After graduating from Glasgow University in 1989 with a BSc Hons degree in Archaeology, Crane developed a career as a field archaeologist working predominately in the Fens of East Anglia with the occasional foray into the landscapes of Orkney, Islay, and the sand dunes of South-West Scotland. Crane also worked in the Annapurna Highlands of the Western Himalaya in Nepal, where, as expedition draftsman and surveyor he recorded the remains of forts, settlement sites and the ruins of Kohla Sombre, the ancestral settlement of the Tami-mai community.

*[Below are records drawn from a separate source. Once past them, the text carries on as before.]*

@@ -864,27 +919,6 @@
     float* dst = g.out_f32 + (y * g.M + px) * g.n_valid + c8 * 8;
     *reinterpret_cast<float4*>(dst) = make_float4(v[0], v[1], v[2], v[3]);
     *reinterpret_cast<float4*>(dst + 4) = make_float4(v[4], v[5], v[6], v[7]);
-  }
-}
-
-__global__ void __launch_bounds__(384)
-k_corr_finalize(const float* __restrict__ part, float* __restrict__ corr_out, int32_t* __restrict__ yaw,
-                const int* __restrict__ err) {
-  __shared__ float s_corr[WF];
-  const int p = blockIdx.x;
-  for (int k = threadIdx.x; k < WF; k += blockDim.x) {
-    float c = 0.f;
-    for (int b = 0; b < C6_PARTS; ++b) c += part[((size_t)p * C6_PARTS + b) * WF + k];
-    s_corr[k] = c;
-    if (corr_out) corr_out[(size_t)p * WF + k] = c;
-  }
-  __syncthreads();
-  if (threadIdx.x == 0) {
-    int best = 0;
-    float bv = s_corr[0];
-    for (int k = 1; k < WF; ++k)
-      if (s_corr[k] > bv) { bv = s_corr[k]; best = k; }
-    yaw[p] = (*err != 0) ? INT32_MIN : 180 - best;
   }
 }
 
@@ -1242,13 +1276,22 @@
   if ((rc = t->o1.ensure(h, (size_t)120 * t->rows_pad * 8 * sizeof(__half))) != OVN_OK) return rc;
   if ((rc = t->x3.ensure(h, (size_t)16 * t->rows_pad * 8 * sizeof(__half))) != OVN_OK) return rc;
   if ((rc = t->partial.ensure(h, (size_t)t->rows_pad * 2 * sizeof(float))) != OVN_OK) return rc;
-  if ((rc = t->lc.ensure(h, (size_t)maxp * C6_VOL_L_BYTES)) != OVN_OK) return rc;
-  if ((rc = t->rc.ensure(h, (size_t)maxp * C6_VOL_R_BYTES)) != OVN_OK) return rc;
-  if ((rc = t->corr_part.ensure(h, (size_t)maxp * C6_PARTS * WF * sizeof(float))) != OVN_OK) return rc;
+  if ((rc = t->lspec.ensure(h, (size_t)maxp * SP_VOL * sizeof(double2))) != OVN_OK) return rc;
+  if ((rc = t->rspec.ensure(h, (size_t)maxp * SP_VOL * sizeof(double2))) != OVN_OK) return rc;
+  {
+    double2 tw[WF];
+    for (int m = 0; m < WF; ++m) tw[m] = make_double2(cos(2.0 * M_PI * m / WF), -sin(2.0 * M_PI * m / WF));
+    if ((rc = t->tw.ensure(h, sizeof(tw))) != OVN_OK) return rc;
+    OVN_CUDA(h, cudaMemcpy(t->tw, tw, sizeof(tw), cudaMemcpyHostToDevice));
+  }
   OVN_CUDA(h, cudaFuncSetAttribute(k_delta_conv1_wgmma, cudaFuncAttributeMaxDynamicSharedMemorySize, (int)sizeof(K4Smem)));
   OVN_CUDA(h, cudaFuncSetAttribute(k_conv2_wgmma, cudaFuncAttributeMaxDynamicSharedMemorySize, (int)C2_SMEM));
   OVN_CUDA(h, cudaFuncSetAttribute(k_conv3_wgmma, cudaFuncAttributeMaxDynamicSharedMemorySize, (int)sizeof(C3Smem)));
-  OVN_CUDA(h, cudaFuncSetAttribute(k_corr_wgmma, cudaFuncAttributeMaxDynamicSharedMemorySize, (int)sizeof(C6Smem)));
+  OVN_CUDA(h, cudaFuncSetAttribute(k_spectra_f64, cudaFuncAttributeMaxDynamicSharedMemorySize, SP_SMEM));
+  OVN_CUDA(h, cudaFuncSetAttribute(k_corr_spectral<4, 1, 3>, cudaFuncAttributeMaxDynamicSharedMemorySize,
+                                   (int)sizeof(CsSmem<4, 1, 3>)));
+  OVN_CUDA(h, cudaFuncSetAttribute(k_corr_spectral<1, 8, 2>, cudaFuncAttributeMaxDynamicSharedMemorySize,
+                                   (int)sizeof(CsSmem<1, 8, 2>)));
   if ((rc = t->mu.ensure(h, CF * sizeof(float))) != OVN_OK) return rc;
   OVN_CUDA(h, cudaMemset(t->mu, 0, CF * sizeof(float)));
   OVN_CUDA(h, cudaMemset(t->o1, 0, (size_t)120 * t->rows_pad * 8 * sizeof(__half)));
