int ctx_init(lorads_hip_ctx *c, const lorads_hip_problem *prob) {
    c->m = prob->m; c->nb = prob->nblocks; c->L = std::max(prob->lbfgs_len, 1); c->b_nrm1 = prob->b_nrm1;
    HC(hipStreamCreateWithFlags(&c->stream, hipStreamNonBlocking));
    {
        size_t rows_max = 0, rows_all = 0;
        for (int k = 0; k < c->nb; ++k) {
            const size_t nk = (size_t)std::max(prob->blocks[k].n, 0);
            rows_max = std::max(rows_max, nk);
            rows_all += (nk + 31) & ~(size_t)31;
        }
        const size_t need = (std::max(rows_max, rows_all) + 3) / 4 + 1;
        if (need > ((size_t)1 << 27)) return fail_msg("cone dimension beyond 2^29 rows");
        c->maxpart = (int)std::max<size_t>((size_t)MINPART, (need + 255) & ~(size_t)255);
    }
    c->opt_pad_rank = env_on("LORADS_PAD_ODD_RANK");
    c->opt_dev_presolve = env_on("LORADS_DEV_PRESOLVE");
    c->opt_presolve_check = env_set("LORADS_PRESOLVE_CHECK");
    if (getenv("LORADS_DEV_PRESOLVE_MIN")) c->dev_presolve_min = (size_t)std::max(0ll, atoll(getenv("LORADS_DEV_PRESOLVE_MIN")));
    c->blk.resize(c->nb);
    for (int k = 0; k < c->nb; ++k)
        if (build_block(c, c->blk[k], prob->blocks[k])) return 1;
    if (build_merged(c, prob)) return 1;
    common_rank(c);
    refresh_merged(c);
    if (getenv("LORADS_HIP_VERBOSE"))
        fprintf(stderr, "lorads_hip: %d cone(s), merged view %s\n", c->nb, c->has_merged ? "on" : (c->merged_ok ? "off (ranks differ)" : "not applicable"));
    if (alloc_factors(c)) return 1;
    std::vector<double> hb(prob->b, prob->b + c->m);
    DevPool &M = c->mem;
    if (M.upload(&c->b, hb) || M.alloc(&c->lambda, (size_t)c->m) || M.alloc(&c->lambda_alt, (size_t)c->m) || M.alloc(&c->csum, (size_t)c->m + 2) ||
        M.alloc(&c->cstage, (size_t)c->m + 2 + MINPART) || M.alloc(&c->gram, 128) ||
        M.alloc(&c->q12, (size_t)2 * c->m + 2) || M.alloc(&c->part, (size_t)NSLOT * c->maxpart) ||
        M.alloc(&c->ctrl, 64 * sizeof(double) + sizeof(CGState) * (size_t)std::max(2 * c->nb, 1)) ||
        M.alloc(&c->ring_ab, (size_t)2 * c->L) || M.alloc(&c->par, 8) || M.alloc(&c->seq_dev, 2))
        return 1;
    HC(hipMemset(c->par, 0, sizeof(double) * 8));
    HC(hipMemset(c->seq_dev, 0, sizeof(unsigned long long) * 2));
    c->opt_graph = env_on("LORADS_GRAPH");
    c->opt_graph_batched = getenv("LORADS_GRAPH") && getenv("LORADS_GRAPH")[0] == '2';
    c->opt_graph_forced = getenv("LORADS_GRAPH") && (getenv("LORADS_GRAPH")[0] == '1' || getenv("LORADS_GRAPH")[0] == '2');
    if (M.alloc_pinned(&c->h_ctrl, 64 * sizeof(double) + sizeof(CGState) * (size_t)std::max(2 * c->nb, 1), hipHostMallocMapped) ||
        M.alloc_pinned(&c->h_flag, 64 / sizeof(*c->h_flag), hipHostMallocMapped))
        return 1;
    *c->h_flag = 0;
    HC(hipHostGetDevicePointer((void **)&c->h_ctrl_dev, c->h_ctrl, 0));
    HC(hipHostGetDevicePointer((void **)&c->h_flag_dev, c->h_flag, 0));
    c->use_publish = !getenv("LORADS_NO_PUBLISH");
    c->opt_lazy_scalars = env_on("LORADS_LAZY_SCALARS");
    c->opt_ar_fast = !env_set("LORADS_AR_PLAIN");
    c->opt_gram = env_on("LORADS_LBFGS_GRAM");
    c->opt_gram_single = getenv("LORADS_LBFGS_GRAM") && getenv("LORADS_LBFGS_GRAM")[0] == '2';
    c->opt_fuse_dir = env_on("LORADS_FUSE_DIR");
    c->opt_entry_bip = env_on("LORADS_ENTRY_BIP");
    c->opt_seg_carry = env_on("LORADS_SEG_CARRY");
    c->opt_seg_carry_init = env_on("LORADS_SEG_CARRY_INIT");
    c->opt_seg_virt = env_on("LORADS_SEG_VIRT");
    c->opt_seg_carry_dual = env_on("LORADS_SEG_CARRY_DUAL");
    c->opt_seg_carry_restart = env_on("LORADS_SEG_CARRY_RESTART");
    c->opt_cw_quad = env_on("LORADS_CW_QUAD");
    c->opt_front_cw = env_on("LORADS_FRONT_CW");
    c->opt_fuse_cg0 = env_on("LORADS_FUSE_CG0");
    c->opt_front_lds = env_on("LORADS_FRONT_LDS");
    {
        const char *v = getenv("LORADS_ROW_DEAL");
        c->opt_row_deal = (!v || !v[0] || v[0] == 'a') ? -1 : std::max(0, std::min(32, atoi(v)));
        int dev = 0;
        HC(hipGetDevice(&dev));
        HC(hipDeviceGetAttribute(&c->row_deal_cus, hipDeviceAttributeMultiprocessorCount, dev));
        if (getenv("LORADS_ROW_DEAL_CUS")) c->row_deal_cus = std::max(1, atoi(getenv("LORADS_ROW_DEAL_CUS")));
    }
    if (getenv("LORADS_WT_STORES") && getenv("LORADS_WT_STORES")[0]) c->opt_wt_stores = atoi(getenv("LORADS_WT_STORES")) & WT_ALL;
    if (getenv("LORADS_FRONT_CHAIN") && getenv("LORADS_FRONT_CHAIN")[0]) c->opt_front_chain = atoi(getenv("LORADS_FRONT_CHAIN")) & FC_ALL;
    c->opt_spec_front = env_on("LORADS_SPEC_FRONT");
    c->opt_handover_on_front = env_on("LORADS_HANDOVER_ON_FRONT");
    if (getenv("LORADS_SPEC_WINDOW")) c->spec_window = std::max(1, std::min(8, atoi(getenv("LORADS_SPEC_WINDOW"))));
    c->opt_fold_avg = env_on("LORADS_FOLD_AVG");
    c->opt_tile_update = env_on("LORADS_TILE_UPDATE");
    c->opt_eval_diag = env_on("LORADS_EVAL_DIAG");
    c->opt_front_diag = env_on("LORADS_FRONT_DIAG");
    c->opt_dense_cache = env_on("LORADS_DENSE_CACHE");
    c->opt_bisect_lds = env_on("LORADS_BISECT_LDS");
    c->opt_fuse_eval = env_on("LORADS_FUSE_EVAL");
    c->opt_dense_rem = env_on("LORADS_DENSE_REM");
    c->opt_exact_refresh = env_set("LORADS_EXACT_REFRESH");
    c->opt_split_front = env_set("LORADS_SPLIT_FRONT");
    c->scal = (double *)c->ctrl;
    c->st = (CGState *)(c->ctrl + 64 * sizeof(double));
    c->h_scal = (double *)c->h_ctrl;
    c->h_st = (CGState *)(c->h_ctrl + 64 * sizeof(double));
    HC(hipMemset(c->lambda, 0, sizeof(double) * (size_t)std::max(c->m, 1)));
    HC(hipMemset(c->csum, 0, sizeof(double) * (size_t)(c->m + 2)));
    HC(hipMemset(c->q12, 0, sizeof(double) * (size_t)(2 * c->m + 2)));
    HC(hipMemset(c->scal, 0, sizeof(double) * 64));
    HC(hipMemset(c->ring_ab, 0, sizeof(double) * (size_t)2 * c->L));
    HC(hipMemset(c->st, 0, sizeof(CGState) * (size_t)std::max(2 * c->nb, 1)));
    if (M.alloc(&c->st_shadow, (size_t)std::max(2 * c->nb, 1))) return 1;
    HC(hipMemset(c->st_shadow, 0, sizeof(CGState) * (size_t)std::max(2 * c->nb, 1)));
    c->persist = new PersistPlan();
    c->opt_persist = env_on("LORADS_PERSIST");
    c->opt_persist_l2 = env_on("LORADS_PERSIST_L2");
    c->opt_persist_carry = env_on("LORADS_PERSIST_CARRY");
    c->opt_persist_rows = getenv("LORADS_PERSIST_ROWS") ? atoi(getenv("LORADS_PERSIST_ROWS")) : 0;
    c->opt_persist_linear = getenv("LORADS_PERSIST_MAP") && getenv("LORADS_PERSIST_MAP")[0] == 'l';
    c->lteam = new LTeamPlan();
    c->opt_lbfgs_team = env_on("LORADS_LBFGS_TEAM");
    c->opt_alm_fused_tail = env_on("LORADS_ALM_FUSED_TAIL");
    c->opt_alm_fold_cv = env_on("LORADS_ALM_FOLD_CV");
    c->opt_alm_sval_direct = env_on("LORADS_ALM_SVAL_DIRECT");
    if (env_set("LORADS_SHARED_GPU")) {
        int dev = 0;
        char bus[64] = "0";
        if (hipGetDevice(&dev) == hipSuccess) (void)hipDeviceGetPCIBusId(bus, sizeof(bus), dev);
        for (char *q = bus; *q; ++q) if (*q == ':' || *q == '.' || *q == '/') *q = '_';
        const std::string path = std::string("/tmp/lorads_gpu_") + bus + ".lock";
        c->shared_gpu_fd = open(path.c_str(), O_CREAT | O_RDWR, 0666);
    }
    HC(hipDeviceSynchronize());
    return 0;
}

}

extern "C" {

const char *lorads_hip_last_error(void) { return g_err.c_str(); }

int lorads_hip_create(const lorads_hip_problem *prob, lorads_hip_ctx **out) {
    *out = nullptr;
    int ndev = 0;
    if (hipGetDeviceCount(&ndev) != hipSuccess || ndev == 0)
        return fail_msg("no HIP device: the MI355X backend has no CPU fallback");
    if (prob->device >= 0) HC(hipSetDevice(prob->device));
    lorads_hip_ctx *c = new lorads_hip_ctx();
    if (ctx_init(c, prob)) { lorads_hip_destroy(c); return 1; }
    *out = c;
    return 0;
}

void lorads_hip_destroy(lorads_hip_ctx *c) {
    if (!c) return;
    if (c->stream) hipStreamSynchronize(c->stream);
    drain_events(c);
    for (auto &e : c->ev_pool) hipEventDestroy(e);
    graph_cache_free(c);
    if (c->persist) { c->persist->release(); delete c->persist; }
    if (c->lteam) { c->lteam->release(); delete c->lteam; }
    c->cert.release();
    c->rnd.release();
    c->spectral.release();
    c->primal.release();
    c->cuts.release();
    c->bounds.release();
    c->topk.release();
    c->kcut.release();
    c->stable.release();
    c->bisect.release();
    c->factor_mem.release();
// ... 751 lines not shown
    return 0;
}

int lorads_hip_persist_plan(lorads_hip_ctx *c, int64_t out[8]) {
    spec_touch(c);
    const bool ok = c->persist && persist_ready(c, 800);
    const PersistPlan *P = c->persist;
    out[0] = ok ? (int64_t)P->tag : -1;
    out[1] = ok && P->xcd_map ? 1 : 0;
    out[2] = ok ? P->g_max : 0;
    out[3] = ok ? P->nsub_max : 0;
    out[4] = ok ? P->ssz_max : 0;
    out[5] = ok ? P->occ : 0;
    out[6] = ok ? P->ncu : 0;
    out[7] = ok && c->opt_persist_l2 ? 1 : 0;
    return 0;
}

int lorads_hip_persist_set_tag(lorads_hip_ctx *c, uint32_t tag) {
    spec_touch(c);
    if (!c->persist || !c->persist->valid) return fail_msg("persist_set_tag: no plan of the one-launch ADMM iteration is valid");
    PersistPlan &P = *c->persist;
    c->pend.flush(c);
    HC(hipStreamSynchronize(c->stream));
    HC(hipMemset(P.gran, 0, sizeof(unsigned long long) * std::max<size_t>(P.gran_words, 1)));
    P.tag = tag;
    return 0;
}

int lorads_hip_launch_count(lorads_hip_ctx *c, int64_t *n) {
    spec_touch(c);
    *n = c->n_launch;
    return 0;
}

int lorads_hip_memory_stats(int64_t stats[4]) {
    for (int i = 0; i < 4; ++i) stats[i] = g_mem_live[i].load();
    return 0;
}

int lorads_hip_lbfgs_team_stats(lorads_hip_ctx *c, int64_t stats[4]) {
    spec_touch(c);
    const bool ok = c->lteam && c->lteam->valid;
    stats[0] = c->lteam ? c->lteam->launches : 0;
    stats[1] = ok ? 1 : 0;
    stats[2] = ok ? c->lteam->grid : 0;
    stats[3] = ok ? c->lteam->np : 0;
    return 0;
}

int lorads_hip_persist_stamps(lorads_hip_ctx *c, int32_t enable, uint64_t ticks[16]) {
    spec_touch(c);
    c->pend.flush(c);
    HC(hipStreamSynchronize(c->stream));
    for (int i = 0; i < 16; ++i) ticks[i] = 0;
    if (c->persist && c->persist->valid && c->persist->stamps && c->persist_stamps) {
        HC(hipMemcpy(c->persist->h_stamps, c->persist->stamps, sizeof(unsigned long long) * 16, hipMemcpyDeviceToHost));
        for (int i = 0; i < 16; ++i) ticks[i] = c->persist->h_stamps[i];
        HC(hipMemset(c->persist->stamps, 0, sizeof(unsigned long long) * 16));
    }
    c->persist_stamps = enable != 0;
    return 0;
}

int lorads_hip_presolve_stats(lorads_hip_ctx *c, int64_t stats[2]) {
    spec_touch(c);
    stats[0] = c->n_dev_patterns;
    stats[1] = c->n_checked_patterns;
    return 0;
}

int lorads_hip_spec_front_stats(lorads_hip_ctx *c, int64_t out[4]) {
    if (!c || !out) return fail_msg("spec_front_stats: bad argument");
    out[0] = c->n_spec_enq; out[1] = c->n_spec_adopt; out[2] = c->n_spec_discard; out[3] = c->n_spec_blocked;
    return 0;
}

int lorads_hip_handover_stats(lorads_hip_ctx *c, int64_t out[2]) {
    if (!c || !out) return fail_msg("handover_stats: bad argument");
    out[0] = c->n_handover_front; out[1] = c->n_handover_alone;
    return 0;
}

int lorads_hip_row_deal_stats(lorads_hip_ctx *c, int32_t k, int out[3]) {
    if (!c || !out) return fail_msg("row_deal_stats: bad argument");
    if (k < 0 || k >= c->nb) return fail_msg("bad block");
    const RowDeal rd = row_deal_of(c, c->blk[k]);
    out[0] = rd.rpw; out[1] = rd.grid; out[2] = c->row_deal_cus;
    return 0;
}

int lorads_hip_wt_stores(lorads_hip_ctx *c, int *mask) {
    if (!c || !mask) return fail_msg("wt_stores: bad argument");
    *mask = c->opt_wt_stores;
    return 0;
}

It was during one particularly cold, damp winter in the Fens working as a Project Officer for the Cambridge Archaeological Unit that Crane decided working in an office had a certain attraction and he decided to become an illustrator. Over the subsequent 20 years, Crane developed skills in the traditional techniques of artefact illustration becoming highly skilled at prehistoric pottery and stone illustration. Since joining ORCA, Crane produces various digital graphics and is helping to develop ORCA’s and the Institute’s  GIS capabilities integrating site plans digitised in AutoCAD into ArcMap for overall synthesis into the digital dataset for research and commercial projects

Research Interests

Crane has a particular interest in landscape modelling and its visualisation and integration into GIS platforms for research and commercial applications and was a recent joint- recipient of the Richardson Award from the Geologists Association.

Recent Publications

Excavation and Recording of Three Sites at Knocknab on Torrs Warren, West Freugh
by Diana Coles, Alison Sheridan and Crane Begg with contributions from Philip Abramson, Charles French and Jane Murray. Transactions of the Dumfriesshire and Galloway Natural History and Antiquarian Society, Series III, Volume 85 (2011), 17

Smith, Dinah M; Jan A Zalasiewicz, Mark Williams, Ian O Wilkinson, Martin Redding, Crane Begg (2010). "Holocene drainage systems of the English Fenland: roddons and their environmental significance". In Rose, J. Proceedings of the Geologists' Association (Elsevier) 121 (3): 256-269.